We're going to use a sample of hand-written digit data to create new fake digit data.

This originally was done in the scikit learn documentation and we've changed it

slightly for this particular course in this particular notebook structure.

So first, we're going to use some helper code that I wrote and

put in along with the notebook to first get the data.

And it's going to return it in terms of features or columns and

labels along with the actual original image data that we can use for plotting.

And that's what we do here, we simply read the data in and we plot.

And you could see each column is a different type of image data.

This is zeroes, ones, twos, et cetera.

There are 1,797 instances of all of these data,

and what we do then is we construct a kernel density estimate.

We just choose a bandwidth here of 1.5.

One of the things you should definitely try doing is

changing that bandwidth and seeing what happens.

And then we're going to create a kernel density estimate on these images.

So on these features that go along with all of those 1,700 plus images.

We then using that kernel density estimate, we sample.

In this case, we're only grabbing 60,

you could grab more if you wanted to,

and then we simply plot the data.

So first we plot real data,

one row of real data and then below that are fake digits.

Now, these are not organized in columns.

These are just random digits that come out.

Also, note that these are eight by eight pixel images

and we've actually blown them up for this particular visualization.

If you come up here you'll notice these are smaller.

But you can even still just with this data infer.

Here's a three that's been simulated,

this is perhaps a seven.

This is perhaps a two, this is a one.

And as you change the bandwidth,

you'll see how these clarity of these generated images changes.

So let me take a step back and just say this again,

these images that you're seeing were generated from a model

that we built on handwritten digit data that had been scanned into a computer.

So we took the original data and we built a model representation.

If you thought about this in terms of a matrix,

these images are eight by eight or have 64 pixels.

So if we were to do this in a spreadsheet,

we would have 64 columns in the spreadsheet.

Each column would represent one pixel in these images,

each row would represent a single image.

We've taken that data,

turned it into a model representation and then we can

sample from that model and say give us a bunch of images from that model.

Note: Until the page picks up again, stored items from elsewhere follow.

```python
_HERE = os.path.dirname(os.path.abspath(__file__))
LIB_PATH = os.environ.get('ISS_LIB') or os.path.join(_HERE, 'libiss_hip.so')

PROG_COLS = 32
OP_CONV, OP_POOL, OP_SOFTMAX, OP_STATPOOL, OP_ACT, OP_ELT = 1, 2, 3, 4, 5, 6
(ELT_COPY, ELT_ADD, ELT_SUB, ELT_MUL, ELT_MAX, ELT_MIN, ELT_AVG, ELT_ZERO, ELT_PERMUTE) = range(9)
(C_OP, C_IN, C_OUT, C_RES, C_H, C_W, C_CIN, C_HO, C_WO, C_COUT, C_KH, C_KW, C_SH, C_SW, C_PT, C_PL,
 C_ACT, C_WOFF, C_BOFF, C_PSOFF, C_PTOFF, C_INMODE, C_POOLKIND, C_ORDER, C_FPOOLH, C_FPOOLW, C_DUALW, C_DUALB, C_ACTPARAM, C_ACTPARAM2, C_ACTPARAM3) = range(31)
PREC_BF16X3, PREC_F32, PREC_F16X3 = 0, 1, 2
K_ALIGN = 32
BUF_INPUT = -2
MAX_NETS = 8
RS_JOB = np.dtype([('src_offset', '<i8'), ('frames_in', '<i8'), ('channels', '<i4'), ('format', '<i4'), ('filter', '<i4'),
                   ('reserved', '<i4'), ('dst_offset', '<i8'), ('frames_out', '<i8')])
RS_FORMAT = {np.dtype(np.uint8): 0, np.dtype('<i2'): 1, np.dtype('<i4'): 2, np.dtype('<f4'): 3, np.dtype('<f8'): 4}
RS_I8, RS_ULAW, RS_ALAW, RS_SWAP = 8, 9, 10, 0x100
ADPCM_JOB = np.dtype([('src_offset', '<i8'), ('block_begin', '<i8'), ('nblocks', '<i8'), ('frames_total', '<i8'), ('channels', '<i4'),
                      ('block_align', '<i4'), ('output', '<i4'), ('filter', '<i4'), ('dst_offset', '<i8'), ('frames_out', '<i8')])
ADPCM_TO_SIGNAL, ADPCM_TO_STAGE = 0, 1
ADPCM_STATUS = {1: 'step index above 88', 2: 'predictor index above 6'}
# ... 145 lines not shown
        'iss_survey_geometry': (C.c_int, [pi32, pi32, pi32]),
        'iss_survey_stats': (C.c_int, [vp, pi64, pi64]),
        'iss_get_signal_pcm16': (C.c_int, [vp, pi16, i64, i64]),
        'iss_resample_stats': (C.c_int, [vp, pi64, pi64]),
        'iss_flac_index': (C.c_int, [vp, i64, i64, vp, vp, i64, pi64, pi64, C.c_char_p, i32]),
        'iss_flac_crc': (C.c_int, [vp, i64, pi32, pi32]),
        'iss_flac_decode_host': (C.c_int, [vp, i64, vp, i64, i32, i32, i64, vp, pi32]),
        'iss_flac_decode': (C.c_int, [vp, vp, i64, vp, i64, vp, i32, i64, pi32]),
        'iss_flac_get_stage': (C.c_int, [vp, i32, vp, i64]),
        'iss_flac_stats': (C.c_int, [vp, pi64, pi64]),
        'iss_adpcm_decode_host': (C.c_int, [vp, i64, i64, i32, i32, i64, pi16, pi32]),
        'iss_adpcm_decode': (C.c_int, [vp, vp, i64, vp, i32, i64, i64, pi32]),
        'iss_adpcm_get_stage': (C.c_int, [vp, i32, vp, i64]),
        'iss_adpcm_stats': (C.c_int, [vp, pi64, pi64]),
        'iss_msadpcm_decode_host': (C.c_int, [vp, i64, i64, i32, i32, i64, pi16, pi32]),
        'iss_msadpcm_decode': (C.c_int, [vp, vp, i64, vp, i32, i64, i64, pi32]),
        'iss_msadpcm_get_stage': (C.c_int, [vp, i32, vp, i64]),
        'iss_msadpcm_stats': (C.c_int, [vp, pi64, pi64]),
        'iss_host_alloc': (C.c_int, [vp, C.c_size_t, C.POINTER(vp)]),
        'iss_host_free': (C.c_int, [vp, vp]),
        'iss_cnn_probs_async': (C.c_int, [vp, C.c_int, pi32, i32, pf, pu8, pi64]),
        'iss_cnn_dead_stats': (C.c_int, [vp, pi64, pi64]),
        'iss_wait': (C.c_int, [vp, i64]),
        'iss_comm_unique_id': (C.c_int, [vp, pu8]),
        'iss_comm_init': (C.c_int, [vp, pu8, i32, i32]),
        'iss_comm_destroy': (C.c_int, [vp]),
        'iss_allgather_segments': (C.c_int, [vp, pi32, i32, i32, pi32, pi32]),
        'iss_comm_allreduce_max': (C.c_int, [vp, pd]),
        'iss_comm_info': (C.c_int, [vp, pi32, pi32, pi32, C.c_char_p, i32]),
        'iss_sidekit': (C.c_int, [vp, pi32]),
        'iss_get_loge': (C.c_int, [vp, pf]),
        'iss_get_mspec': (C.c_int, [vp, pf]),
        'iss_set_mspec': (C.c_int, [vp, pf, i32]),
        'iss_cnn_load': (C.c_int, [vp, C.c_int, pi32, i32, pf, i64, i32, pi64, i32, i32, i32, i32]),
        'iss_cnn_load_shared': (C.c_int, [vp, C.c_int, C.c_int, pi32, i32, i32, pi64, i32, i32, i32, i32]),
        'iss_cnn_probs': (C.c_int, [vp, C.c_int, pi32, i32, pf, pu8]),
        'iss_cnn_forward': (C.c_int, [vp, C.c_int, pf, i32, pf]),
        'iss_cnn_flops': (C.c_int, [vp, C.c_int, pd]),
        'iss_set_precision': (C.c_int, [vp, C.c_int]),
        'iss_set_precision_guard': (C.c_int, [vp, C.c_float]),
        'iss_cnn_precision_info': (C.c_int, [vp, C.c_int, pi32, pf, pi32, pi32, pf]),
        'iss_cnn_set_net_precision': (C.c_int, [vp, C.c_int, C.c_int]),
        'iss_vbx_tables': (C.c_int, [vp, pd, pd]),
        'iss_vbx_features': (C.c_int, [vp, pi32, pd, i64, pf, pi32]),
        'iss_vbx_set_dither': (C.c_int, [vp, pd, i64]),
        'iss_vbx_features_pcm16': (C.c_int, [vp, pi16, i64, pf, pi32]),
# ... 478 lines not shown
        return probs, fin.astype(bool)

    def cnn_probs_async(self, net_id, win_row, probs_out=None, finite_out=None):
        wr = np.ascontiguousarray(win_row, dtype=np.int32)
        n = wr.size
        if probs_out is None:
            probs_out = np.empty((n, self._net_out[net_id]), dtype=np.float32)
        if finite_out is None:
            finite_out = np.empty(n, dtype=np.uint8)
        assert probs_out.size >= n * self._net_out[net_id] and finite_out.size >= n
        t = C.c_int64(-1)
        self._ck(self._L.iss_cnn_probs_async(self._h, net_id, _ptr(wr, C.c_int32), n, _ptr(probs_out, C.c_float),
                                             _ptr(finite_out, C.c_uint8), C.byref(t)), 'iss_cnn_probs_async')
        return t.value, probs_out, finite_out

    def cnn_dead_stats(self):
        w, d = C.c_int64(0), C.c_int64(0)
        self._ck(self._L.iss_cnn_dead_stats(self._h, C.byref(w), C.byref(d)), 'iss_cnn_dead_stats')
        return {'windows': w.value, 'dead': d.value}

    def wait(self, ticket=-1):
        self._ck(self._L.iss_wait(self._h, int(ticket)), 'iss_wait')

    def comm_unique_id(self):
        buf = np.zeros(128, dtype=np.uint8)
        self._ck(self._L.iss_comm_unique_id(self._h, _ptr(buf, C.c_uint8)), 'iss_comm_unique_id')
        return buf.tobytes()

    def comm_init(self, uid, rank, world):
        buf = np.frombuffer(bytes(uid), dtype=np.uint8).copy()
        assert buf.size == 128
        self._ck(self._L.iss_comm_init(self._h, _ptr(buf, C.c_uint8), int(rank), int(world)), 'iss_comm_init')
        self.comm_rank, self.comm_world = int(rank), int(world)

    def comm_destroy(self):
        self._ck(self._L.iss_comm_destroy(self._h), 'iss_comm_destroy')
        self.comm_rank, self.comm_world = 0, 1

    def allgather_segments(self, rows, capacity):
        world = self.comm_world
        out = np.zeros((world, capacity, 4), dtype=np.int32)
        counts = np.zeros(world, dtype=np.int32)
        if rows is None:
            rows, n = np.zeros((1, 4), np.int32), -1
        else:
            rows = np.ascontiguousarray(rows, dtype=np.int32).reshape(-1, 4)
# ... 180 lines not shown
```

inaspeechsegmenter_amd/csrc/cnn.hip:

```cpp
#include "conv_select.h"

using namespace issk;

namespace {

template <int MODE>
__global__ __launch_bounds__(256) void conv_igemm_kernel(const ConvArgs p) {
    __shared__ __attribute__((aligned(16))) float sA[2][BM * LDK];
    __shared__ __attribute__((aligned(16))) float sB[2][BN * LDK];

    const int tid = threadIdx.x, lane = tid & 63, wv = tid >> 6;
    unsigned mt, nt;
    gemm_tile_of_block(blockIdx.x, p.nblk, p.nblk_n, mt, nt);
    const long long m0 = (long long)mt * BM;
    const int n0 = (int)nt * BN;

    const int k4 = tid & 3;
    const int lr = tid >> 2;
    RowSrc rs[2];
#pragma unroll
    for (int j = 0; j < 2; ++j) rs[j] = row_source<MODE>(p, m0 + lr + 64 * j);
    const int bn = n0 + lr;
    const bool bok = bn < p.Cout;
    const float* wrow = p.w + (size_t)(bok ? bn : 0) * p.Kpad + k4 * 4;
// ... 852 lines not shown
    if (i < n) p[i] = 0.5f;
}

__global__ void mask_probs_kernel(float* probs, const uint8_t* finite, long long n, int C) {
    const long long i = (long long)blockIdx.x * blockDim.x + threadIdx.x;
    if (i < n * C && !finite[i / C]) probs[i] = 0.5f;
}

__global__ __launch_bounds__(256) void row_flags_kernel(const float* __restrict__ mspec, int T, uint8_t* __restrict__ flag) {
    const int t = blockIdx.x * 256 + threadIdx.x;
    if (t >= T) return;
    float v[24];
#pragma unroll
    for (int k = 0; k < 6; ++k) *reinterpret_cast<float4*>(v + 4 * k) = reinterpret_cast<const float4*>(mspec + (size_t)t * 24)[k];
    flag[t] = (uint8_t)iss_row_flag(v);
}

__global__ void scatter_probs_kernel(const float* __restrict__ res, const uint8_t* __restrict__ lfinite, const int32_t* __restrict__ map,
                                     long long n, int C, float* __restrict__ out, uint8_t* __restrict__ finite) {
    const long long i = (long long)blockIdx.x * blockDim.x + threadIdx.x;
    if (i >= n * C) return;
    const long long r = i / C;
    const int k = (int)(i - r * C);
    const long long m = map[r];
    const uint8_t f = lfinite[r];
    out[m * C + k] = f ? res[i] : 0.5f;
    if (k == 0) finite[m] = f;
}

inline int roundup(int a, int b) { return (a + b - 1) / b * b; }

inline uint16_t bf16_rne(float x) {
    uint32_t u;
    memcpy(&u, &x, 4);
    u += 0x7fffu + ((u >> 16) & 1u);
    return (uint16_t)(u >> 16);
}
inline float bf16_to_f32(uint16_t h) {
    uint32_t u = (uint32_t)h << 16;
    float x;
    memcpy(&x, &u, 4);
    return x;
}

}

IssParamArrays::~IssParamArrays() {
// ... 727 lines not shown
    int chosen = eff;
    if (rc == ISS_OK) probe(eff, worst);
    const double first = worst;
    if (rc == ISS_OK && worst > (double)c->guard_threshold) {
        chosen = ISS_PREC_F32;
        const int other = eff == ISS_PREC_BF16X3 ? ISS_PREC_F16X3 : ISS_PREC_BF16X3;
        if (other == ISS_PREC_BF16X3 || n.f16_ok) {
            double w2 = 0.0;
            probe(other, w2);
            if (rc == ISS_OK && w2 <= (double)c->guard_threshold) { chosen = other; worst = w2; }
        }
    }
    c->in_guard = false;
    n.prec_override = -1;
    if (rc != ISS_OK) return rc;
    if (compared == 0) { n.guard_slots = 0; return ISS_OK; }
    n.guard_dlogp = (float)std::min(first, 1e30); n.guard_slots = compared;
    n.guard_dlogp_chosen = chosen == eff ? n.guard_dlogp : (chosen == ISS_PREC_F32 ? 0.f : (float)worst);
    if (chosen != eff) { n.prec_override = chosen; n.guard_state = ISS_GUARD_ESCALATED; }
    else n.guard_state = ISS_GUARD_PASSED;
    return ISS_OK;
}

static int ensure_row_flags(iss_ctx* c) {
    if (c->flags_epoch == c->feat_epoch) return ISS_OK;
    int rc;
    if ((rc = iss_reserve(c, c->d_rowflag, (size_t)c->T))) return rc;
    if ((rc = iss_rowflag_host(c, (size_t)c->T))) return rc;
    iss_prof_begin(c, 2, 0);
    hipLaunchKernelGGL(row_flags_kernel, dim3((c->T + 255) / 256), dim3(256), 0, c->stream, (const float*)c->mspec.p, (int)c->T,
                       (uint8_t*)c->d_rowflag.p);
    iss_prof_end(c);
    ISS_HIP(c, hipGetLastError());
    ISS_HIP(c, hipMemcpyAsync(c->h_rowflag, c->d_rowflag.p, (size_t)c->T, hipMemcpyDeviceToHost, c->stream));
    ISS_HIP(c, hipStreamSynchronize(c->stream));
    c->bad_prefix.clear();
    c->flags_epoch = c->feat_epoch;
    return ISS_OK;
}

static const std::vector<int32_t>& bad_prefix(iss_ctx* c, int w) {
    std::vector<int32_t>& P = c->bad_prefix[w];
    if (P.size() != (size_t)c->T + 1) {
        P.resize((size_t)c->T + 1);
        P[0] = 0;
        for (int32_t t = 0; t < c->T; ++t) P[t + 1] = P[t] + (c->h_rowflag[t] < w ? 1 : 0);
    }
    return P;
}

extern "C" int iss_cnn_dead_stats(iss_ctx* c, int64_t* windows, int64_t* dead) {
    if (!c) return ISS_EINVAL;
    if (windows) *windows = c->win_total;
    if (dead) *dead = c->win_dead;
    return ISS_OK;
}

static int cnn_probs_impl(iss_ctx* c, int id, const int32_t* win_row, int32_t nslots, float* probs_out,
                          uint8_t* finite_out, bool async, int64_t* ticket_out) {
    if (!c) return ISS_EINVAL;
    if (ticket_out) *ticket_out = -1;
// ... 28 lines not shown
    const bool compact = nlive < nslots;
    const int32_t* rows = compact ? lm.data() : win_row;
    if (!c->in_guard && n.guard_state == ISS_GUARD_PENDING && nlive > 0 && (rc = precision_guard(c, id, rows, nlive))) return rc;
    const size_t nup = compact ? 2 * (size_t)nlive : (size_t)nslots;
    if ((rc = iss_reserve(c, c->d_winrow, (nup ? nup : 1) * 4))) return rc;
    if ((rc = iss_reserve(c, c->d_stats, (size_t)nslots * 8))) return rc;
    if ((rc = iss_reserve(c, c->d_finite, (size_t)nslots))) return rc;
    if (compact && (rc = iss_reserve(c, c->d_lfinite, (size_t)(nlive ? nlive : 1)))) return rc;
    if ((rc = iss_reserve(c, c->d_out, (size_t)nslots * n.out_dim * 4))) return rc;
    int bc = 0;
    if (nlive > 0 && (rc = plan_chunk(c, n, nlive, &bc))) return rc;
    if (nup == 0) {
    } else if (async || compact) {
        void* pinned; int slot;
        if ((rc = iss_stage_host(c, rows, nup * 4, &pinned, &slot))) return rc;
        ISS_HIP(c, hipMemcpyAsync(c->d_winrow.p, pinned, nup * 4, hipMemcpyHostToDevice, c->stream));
        iss_stage_mark(c, slot);
    } else {
        ISS_HIP(c, hipMemcpyAsync(c->d_winrow.p, win_row, (size_t)nslots * 4, hipMemcpyHostToDevice, c->stream));
    }
    const int32_t* d_map = (const int32_t*)c->d_winrow.p + nlive;
    uint8_t* d_fin = compact ? (uint8_t*)c->d_lfinite.p : (uint8_t*)c->d_finite.p;
    const long long tot = (long long)nslots * n.out_dim;
    if (compact) {
        iss_prof_begin(c, 2, 0);
        hipLaunchKernelGGL(fill_half_kernel, dim3((unsigned)((tot + 255) / 256)), dim3(256), 0, c->stream, (float*)c->d_out.p, tot);
        iss_prof_end(c);
        ISS_HIP(c, hipGetLastError());
        ISS_HIP(c, hipMemsetAsync(c->d_finite.p, 0, (size_t)nslots, c->stream));
    }
    if (nlive > 0) {
        iss_prof_begin(c, 2, 0);
        hipLaunchKernelGGL(patch_stats_kernel, dim3((nlive + 3) / 4), dim3(256), 0, c->stream, (const float*)c->mspec.p,
                           (const int32_t*)c->d_winrow.p, nlive, n.in_w, (float*)c->d_stats.p, d_fin);
        iss_prof_end(c);
        ISS_HIP(c, hipGetLastError());
    }
    bool share = !(c->diag & ISS_DIAG_NO_SHARED_FIRST);
    if (nlive > 0) {
        int gmin = rows[0], gmax = rows[0];
        for (int i = 1; i < nlive; ++i) { gmin = std::min(gmin, rows[i]); gmax = std::max(gmax, rows[i]); }
        if ((long long)(gmax - gmin + 68) * 4 > (long long)nlive * 68) share = false;
    }
    for (int s0 = 0; s0 < nlive; s0 += bc) {
        const int cur = std::min(bc, nlive - s0);
        float* res = nullptr;
        int rmin = rows[s0], rmax = rows[s0];
        for (int i = s0 + 1; i < s0 + cur; ++i) { rmin = std::min(rmin, rows[i]); rmax = std::max(rmax, rows[i]); }
        rc = run_program(c, n, cur, (const int32_t*)c->d_winrow.p + s0, (const float*)c->d_stats.p + 2 * (size_t)s0,
                         (const uint8_t*)d_fin + s0, nullptr, &res, rmin, rmax, share);
        if (rc) return rc;
        if (compact) {
            const long long ct = (long long)cur * n.out_dim;
            iss_prof_begin(c, 2, 0);
            hipLaunchKernelGGL(scatter_probs_kernel, dim3((unsigned)((ct + 255) / 256)), dim3(256), 0, c->stream, (const float*)res,
                               (const uint8_t*)d_fin + s0, d_map + s0, (long long)cur, n.out_dim, (float*)c->d_out.p, (uint8_t*)c->d_finite.p);
            iss_prof_end(c);
            ISS_HIP(c, hipGetLastError());
        } else {
            ISS_HIP(c, hipMemcpyAsync((float*)c->d_out.p + (size_t)s0 * n.out_dim, res, (size_t)cur * n.out_dim * 4,
                                      hipMemcpyDeviceToDevice, c->stream));
        }
    }
    if (!compact) {
        hipLaunchKernelGGL(mask_probs_kernel, dim3((unsigned)((tot + 255) / 256)), dim3(256), 0, c->stream,
                           (float*)c->d_out.p, (const uint8_t*)c->d_finite.p, (long long)nslots, n.out_dim);
        ISS_HIP(c, hipGetLastError());
    }
    ISS_HIP(c, hipMemcpyAsync(probs_out, c->d_out.p, (size_t)tot * 4, hipMemcpyDeviceToHost, c->stream));
    ISS_HIP(c, hipMemcpyAsync(finite_out, c->d_finite.p, (size_t)nslots, hipMemcpyDeviceToHost, c->stream));
    if (async) {
        hipEvent_t ev;
        if (!c->ev_pool.empty()) { ev = c->ev_pool.back(); c->ev_pool.pop_back(); }
        else ISS_HIP(c, hipEventCreate(&ev));
        ISS_HIP(c, hipEventRecord(ev, c->stream));
        c->ticket_ev.push_back(ev);
        if (ticket_out) *ticket_out = c->ticket_base + (int64_t)c->ticket_ev.size() - 1;
        return ISS_OK;
    }
    ISS_HIP(c, hipStreamSynchronize(c->stream));
    iss_prof_collect(c);
    return ISS_OK;
}
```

Some of them will be ones,

some of them will be twos, et cetera.

And as you can see, sometimes the model makes pretty realistic looking images.

I hope you've sort of gotten the excitement,

the importance of this.

We're actually starting to move beyond simple data analytics into

more complex model building which really allows deeper insights into data.

If you have any questions on this,

let us know on the course forums. And good luck.